Health units stuck with expired drugs

Aug 30, 2010

Government health units have failed to destroy hundreds of cartons of expired drugs due to lack of resources, according to health workers. They said the drugs were meant to be destroyed from Nakasongola district.

By Jackie Nambogga and Doreen Musingo

Government health units have failed to destroy hundreds of cartons of expired drugs due to lack of resources, according to health workers. They said the drugs were meant to be destroyed from Nakasongola district.

The workers said this at the annual general meeting for the National Drug Authority (NDA) in the southeastern region at Brisk Recreation Hotel in Jinja municipality on Wednesday.

The concern was first raised by the Kaliro district health officer, Dr. Sarah Kasewa.

The expired drugs are mainly for malaria.
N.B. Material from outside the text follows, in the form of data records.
template <bool SDF>
PT_DEV bool finish_closest(const DevScene& sc, Ray& ray, const TravRes& tr, int& mesh_id) {
    float t = tr.t;
    mesh_id = -1;
    if (tr.found) {
        const float4* nq = table_at(sc.tri_nrm, tr.th.slot);
        const float4 a = nq[0], b = nq[1], c = nq[2];
        ray.normal = F3(a.x, a.y, a.z) * (1.0f - tr.th.u - tr.th.v) + F3(b.x, b.y, b.z) * tr.th.u + F3(c.x, c.y, c.z) * tr.th.v;
    }
    ray.normal = normalize(ray.normal);
    ray.pos = ray.origin + ray.dir * t;
// ... 484 lines not shown
template <unsigned MATS>
PT_DEV f3 bsdf_eval2(const DevScene& sc, const Event& e, const Mat& mat) {
    const unsigned am = active_mats<MATS>(sc);
    const unsigned t = mat.t & am;
    f3 f;
    if (t & PRT_MAT_DIFF) f = lambert_eval(e, mat);
    else if (t & PRT_MAT_COND) f = conductor_eval(e, mat);
    else if (t & PRT_MAT_ROUGH_COND) f = rough_conductor_eval(e.wi, e.wo, mat);
    else if (t & PRT_MAT_DIEL) f = dielectric_eval(e, mat);
    else if (t & PRT_MAT_ROUGH_DIEL) f = rough_dielectric_eval(e, mat);
    else if (t & PRT_MAT_COAT) f = coat_eval(e, mat);
    else f = splat(0.0f);
    if (am & (PRT_MAT_DIEL | PRT_MAT_ROUGH_DIEL)) {
        float eta = 1.0f;
        if (t & (PRT_MAT_DIEL | PRT_MAT_ROUGH_DIEL)) eta = dielectric_eta(e, mat);
        f = f * (eta * eta);
    }
    return f;
}
template <unsigned MATS>
PT_DEV float bsdf_pdf(const DevScene& sc, const Event& e, const Mat& mat) {
    const unsigned t = mat.t & active_mats<MATS>(sc);
    if (t & PRT_MAT_DIFF) return 0.0f;
    else if (t & PRT_MAT_COND) return check_reflection(e.wi, e.wo) ? 1.0f : 0.0f;
    else if (t & PRT_MAT_ROUGH_COND) return rough_conductor_pdf(e.wi, e.wo, mat);
    else if (t & PRT_MAT_DIEL) return dielectric_pdf(e, mat);
    else if (t & PRT_MAT_ROUGH_DIEL) return rough_dielectric_pdf(e, mat);
    else if (t & PRT_MAT_COAT) return coat_pdf(e, mat);
    return 0.0f;
}

PT_DEV float hg(float g, float cosTheta) {
    float term = 1.0f + g * g - 2.0f * g * cosTheta;
    return PT_INV_FOUR_PI * (1.0f - g * g) / (term * hw_sqrt(term));
}
PT_DEV float rayleigh(float cosTheta) { return (3.0f / (16.0f * PT_PI)) * (1.0f + cosTheta * cosTheta); }
PT_DEV float phase_value(const DevScene& sc, f3 wi, f3 wo) {
    if (sc.phase_function == 2) return rayleigh(dot(wi, wo));
    if (sc.phase_function == 1) return hg(sc.phase_g, dot(wi, wo));
    return PT_INV_FOUR_PI;
}
struct PhaseSample { f3 w, weight; float pdf; };
PT_DEV void phase_sample(const DevScene& sc, f3 wi, PhaseSample& ps, Rng& rng) {
    float xi_x = next1D(rng), xi_y = next1D(rng);
    ps.weight = splat(1.0f);
    if (sc.phase_function == 2) {
        float phi = xi_x * PT_TWO_PI;
        float z = xi_y * 4.0f - 2.0f;
        float invZ = hw_sqrt(z * z + 1.0f);
        float u = prt_cbrt(z + invZ);
        float cosTheta = u - hw_recip(u);
        float sinTheta = hw_sqrt(prt_fmax(1.0f - cosTheta * cosTheta, 0.0f));
        Frame tf = make_frame(wi);
        float sn, cs;
        sincos_pair(phi, sn, cs);
        ps.w = to_global(tf, F3(cs * sinTheta, sn * sinTheta, cosTheta));
        ps.pdf = rayleigh(cosTheta);
    } else if (sc.phase_function == 1 && sc.phase_g != 0.0f) {
        const float g = sc.phase_g;
        float phi = xi_x * PT_TWO_PI;
        float q = (1.0f - g * g) / (1.0f + g * (xi_y * 2.0f - 1.0f));
        float cosTheta = (1.0f + g * g - q * q) / (2.0f * g);
        float sinTheta = hw_sqrt(prt_fmax(1.0f - cosTheta * cosTheta, 0.0f));
        Frame tf = make_frame(wi);
        float sn, cs;
        sincos_pair(phi, sn, cs);
        ps.w = to_global(tf, F3(cs * sinTheta, sn * sinTheta, cosTheta));
        ps.pdf = hg(g, cosTheta);
    } else {
        ps.w = uniform_sphere(xi_x, xi_y);
        ps.pdf = PT_INV_FOUR_PI;
    }
}
struct MediumSample { f3 p, weight; bool exited; };
PT_DEV void medium_sample_distance(const DevScene& sc, MediumSample& ms, const Ray& ray, Rng& rng) {
    const f3 sigmaT = splat(sc.fog_sigma_t), sigmaS = splat(sc.fog_sigma_s);
    const float maxT = ray.t;
    float mt;
    if (sc.fog_abs_only) {
        mt = maxT;
        ms.weight = vexp(sigmaT * (-mt));
        ms.exited = true;
    } else {
        int lane = (int)prt_round(next1D(rng) * 3.0f);
        float sigmaTc = (lane == 3) ? 0.0f : sc.fog_sigma_t;
        float t = -prt_log(1.0f - next1D(rng)) / sigmaTc;
        mt = prt_fmin(t, maxT);
        ms.exited = (t >= maxT);
        f3 tau = sigmaT * mt;
        ms.weight = vexp(-tau);
        float pdf;
        if (ms.exited) {
            pdf = avg3(vexp(-tau));
        } else {
            pdf = avg3(sigmaT * vexp(-tau));
            ms.weight = ms.weight * sigmaS;
        }
        ms.weight = ms.weight / pdf;
    }
    ms.p = ray.origin + ray.dir * mt;
}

The Government, according to Kasewa, abolished medication using homapak that contains both chloroquine and phansider for treating malaria because patients were developing resistance to the drugs.

Initially, the drugs were distributed up to the villages where the public could easily access them but when the Government stopped giving them out, they expired in the stores. “Members of the communities are very sensitive and the moment they are told something, they go by that, so they stopped going for the drugs and sought the recommended malaria treatment pack,” Kasewa said.
Apparently, the Government recommended the use of coartem.

Kasewa also expressed concern over some churches which block their members from taking drugs, claiming only prayers can heal them.
The NDA quality manager, Peter Ssali, appealed to health workers to guard the expired drugs from people who could re-brand them and put them back on the market.